For amphiprotic ions like HCO3–, the concentration effect on pH is modest over normal ranges. This surprises many learners because concentration usually matters a lot in weak acid and weak base calculations. Here, the midpoint relationship dominates. That said, if the solution becomes extremely dilute, the autoionization of water can no longer be neglected. At very high ionic strength, activity effects may also shift the measured pH slightly away from the ideal textbook value.
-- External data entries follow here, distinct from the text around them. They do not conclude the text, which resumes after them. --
class _BNAct(torch.autograd.Function):
    @staticmethod
    def forward(ctx, x, weight, bias, running_mean, running_var, residual, momentum, eps, relu, ext=None, box=None,
                link=None, rlink=None, defer=False, dxsink=None, pend=None):
        lib = _native.lib("plx_bn")
        ctx.dxsink = dxsink if x.is_contiguous(memory_format=torch.channels_last) else None
        x = _cl(x)
        n, c, h, w = x.shape
        m = n * h * w
        ws = _native.size("plx_bn", "plx_bn_workspace", m, c)
        if ws < 0:
            raise RuntimeError("unsupported channel count for fused BN")
        f32 = dict(dtype=torch.float32, device=x.device)
        defer = bool(defer) and not relu and residual is None and link is not None
        y = None if defer else torch.empty_like(x, memory_format=torch.channels_last)
        holder, pend = pend, pend is not None and relu and residual is not None and not defer
        yp = y.data_ptr() if (y is not None and not pend) else None
        stats = torch.empty(4 * c, **f32)
        res_sb = None
        if residual is not None:
            rl = getattr(residual, "_plx_bn_link", None)
            if rl is not None and rl.affine is not None and getattr(residual, "_plx_deferred", False):
                res_sb = rl.affine
        res = _cl(residual) if residual is not None else None
        rsp = res_sb.data_ptr() if res_sb is not None else None
        rm = running_mean.data_ptr() if running_mean is not None else None
        rv = running_var.data_ptr() if running_var is not None else None
        mask = torch.empty(m * c // 8, dtype=torch.uint8, device=x.device) if relu else None
        mp = mask.data_ptr() if mask is not None else None
        if ext is not None:
            part, nblk = ext
            l2 = torch.empty(_native.size("plx_bn", "plx_bn_l2_workspace", nblk, c), **f32)
            rc = lib.plx_bn_forward_from_partials(
                x.data_ptr(), res.data_ptr() if res is not None else None, yp, m, c, weight.data_ptr(),
                bias.data_ptr(), float(eps), float(momentum), rm, rv, stats.data_ptr(), stats[c:].data_ptr(),
                stats[2 * c:].data_ptr(), part.data_ptr(), nblk, l2.data_ptr(), mp, int(relu), rsp,
                _counters(x.device), _stream())
            _native.check(rc, "plx_bn_forward_from_partials")
        else:
            partials = torch.empty(ws, **f32)
            rc = lib.plx_bn_forward(
                x.data_ptr(), res.data_ptr() if res is not None else None, yp, m, c,
                weight.data_ptr(), bias.data_ptr(), float(eps), float(momentum), rm, rv,
                stats.data_ptr(), stats[c:].data_ptr(), stats[2 * c:].data_ptr(), partials.data_ptr(), mp, int(relu),
                rsp, _counters(x.device), _stream())
            _native.check(rc, "plx_bn_forward")
        ctx.save_for_backward(x, mask, weight, stats)
        ctx.pending = PendingApply(x, res, stats[2 * c:], res_sb, mask, y) if pend else None
        if pend:
            holder.append(ctx.pending)
        ctx.relu = relu
        ctx.has_res = residual is not None
        ctx.box = box if (box is not None and box.armed and residual is not None) else None
        if ctx.box is not None:
            ctx.box.expect = True
        ctx.ws = ws
        gw, gb = direct_grad(weight), direct_grad(bias)
        ctx.direct = (gw, gb) if (gw is not None and gb is not None) else None
        ctx.link = link
        if link is not None:
            link.x, link.mask, link.mean, link.invstd = x, mask, stats[:c], stats[c:2 * c]
            if defer:
                link.affine = stats[2 * c:]
        ctx.rlink = rlink if (rlink is not None and residual is not None and rlink.x is not None
                              and rlink.x.shape == x.shape and ctx.box is None) else None
        if defer:
            return x.view_as(x)
        return y

    @staticmethod
    def backward(ctx, dy):
        lib = _native.lib("plx_bn")
        x, mask, weight, stats = ctx.saved_tensors
        if ctx.pending is not None:
            ctx.pending.check_done()
        n, c, h, w = x.shape
        m = n * h * w
        dy = _cl(dy)
        if dy.dtype != torch.bfloat16:
            dy = dy.to(torch.bfloat16)
        f32 = dict(dtype=torch.float32, device=x.device)
        dx = torch.empty_like(x, memory_format=torch.channels_last)
        masked_box = ctx.box is not None and ctx.relu and mask is not None
        dres = (torch.empty_like(x, memory_format=torch.channels_last)
                if ctx.has_res and not masked_box else None)
        if ctx.direct is not None:
            dg_ptr, db_ptr, acc = ctx.direct[0].data_ptr(), ctx.direct[1].data_ptr(), 1
            dgb = None
        else:
            dgb = torch.empty(2 * c, **f32)
            dg_ptr, db_ptr, acc = dgb.data_ptr(), dgb[c:].data_ptr(), 0
        coef = torch.empty(3 * c, **f32)
        part, nblk = ctx.link.take() if ctx.link is not None else (None, 0)
        if ctx.dxsink is not None and dres is None:
            if part is not None:
                l2 = torch.empty(_native.size("plx_bn", "plx_bn_l2_workspace", nblk, c), **f32)
                rc = lib.plx_bn_backward_coef_from_partials(
                    m, c, weight.data_ptr(), stats.data_ptr(), stats[c:].data_ptr(), dg_ptr, db_ptr, coef.data_ptr(),
                    part.data_ptr(), nblk, l2.data_ptr(), acc, _counters(x.device), _stream())
                _native.check(rc, "plx_bn_backward_coef_from_partials")
            else:
                partials = torch.empty(ctx.ws, **f32)
                rc = lib.plx_bn_backward_coef(
                    x.data_ptr(), mask.data_ptr() if mask is not None else None, dy.data_ptr(), m, c,
                    weight.data_ptr(), stats.data_ptr(), stats[c:].data_ptr(), dg_ptr, db_ptr, coef.data_ptr(),
                    partials.data_ptr(), int(ctx.relu), acc, _counters(x.device), _stream())
                _native.check(rc, "plx_bn_backward_coef")
            ctx.dxsink.put(dy, x, mask if ctx.relu else None, coef, dx)
            if ctx.box is not None:
                ctx.box.put_masked(dy, mask)
            dgamma = dgb[:c] if dgb is not None else None
            dbeta = dgb[c:] if dgb is not None else None
            return dx, dgamma, dbeta, None, None, None, None, None, None, None, None, None, None, None, None, None
        rb = None
        if ctx.rlink is not None and dres is not None:
            rl = ctx.rlink
            nblk2 = _native.size("plx_bn", "plx_bn_dx_blocks", m, c)
            rl.part = torch.empty(2 * nblk2 * c, **f32)
            rl.nblk = nblk2
            rb = _native.ResBnArgs(rl.x.data_ptr(), rl.mask.data_ptr() if rl.mask is not None else None,
                                   rl.mean.data_ptr(), rl.invstd.data_ptr(), rl.part.data_ptr())
        rbp = ctypes.addressof(rb) if rb is not None else None
        if part is not None:
            l2 = torch.empty(_native.size("plx_bn", "plx_bn_l2_workspace", nblk, c), **f32)
            rc = lib.plx_bn_backward_from_partials(
                x.data_ptr(), mask.data_ptr() if mask is not None else None, dy.data_ptr(), dx.data_ptr(),
                dres.data_ptr() if dres is not None else None, m, c, weight.data_ptr(), stats.data_ptr(),
                stats[c:].data_ptr(), dg_ptr, db_ptr, coef.data_ptr(), part.data_ptr(), nblk, l2.data_ptr(),
                int(ctx.relu), acc, rbp, _counters(x.device), _stream())
            _native.check(rc, "plx_bn_backward_from_partials")
        else:
            partials = torch.empty(ctx.ws, **f32)
            rc = lib.plx_bn_backward(
                x.data_ptr(), mask.data_ptr() if mask is not None else None, dy.data_ptr(), dx.data_ptr(),
                dres.data_ptr() if dres is not None else None, m, c, weight.data_ptr(), stats.data_ptr(),
                stats[c:].data_ptr(), dg_ptr, db_ptr, coef.data_ptr(), partials.data_ptr(), int(ctx.relu), acc,
                rbp, _counters(x.device), _stream())
            _native.check(rc, "plx_bn_backward")
        if ctx.box is not None:
            if masked_box:
                ctx.box.put_masked(dy, mask)
            else:
                ctx.box.put(dres)
            dres = None
        dgamma = dgb[:c] if dgb is not None else None
        dbeta = dgb[c:] if dgb is not None else None
        return dx, dgamma, dbeta, None, None, dres, None, None, None, None, None, None, None, None, None, None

In ordinary classroom problems, however, the accepted answer for 0.35 M sodium hydrogen carbonate remains approximately 8.34.
Real-world relevance of this calculation
Knowing how to calculate the pH of 0.35 M sodium hydrogen carbonate is useful in several settings:
- Analytical chemistry: bicarbonate appears in titrations and buffer design problems.
- Food chemistry: baking soda is sodium hydrogen carbonate, and its behavior influences recipes and leavening reactions.
- Environmental chemistry: bicarbonate alkalinity controls the buffering capacity of many natural waters.
- Biochemistry and medicine: bicarbonate is a key blood buffer and a central part of acid-base physiology.
- Industrial processes: bicarbonate solutions are used in cleaning, neutralization, and process control applications.
Authority sources for further reading
If you want to verify constants or explore the carbonic acid system in more depth, these authoritative resources are excellent starting points:
- NIST Chemistry WebBook (.gov)
- Chemistry LibreTexts (.edu)
- U.S. Geological Survey water chemistry resources (.gov)
Final answer
Under standard textbook assumptions at 25 degrees Celsius, the pH of 0.35 M sodium hydrogen carbonate is about 8.34. The best fast method is the amphiprotic formula:
pH ≈ 1/2 (pKa1 + pKa2) = 1/2 (6.35 + 10.33) = 8.34
If you solve the full equilibrium system numerically, you obtain essentially the same answer. That is why this calculator shows both the exact charge-balance solution and the amphiprotic shortcut value. For study, exams, and quick reference, 8.34 is the answer you should expect for a 0.35 M sodium hydrogen carbonate solution.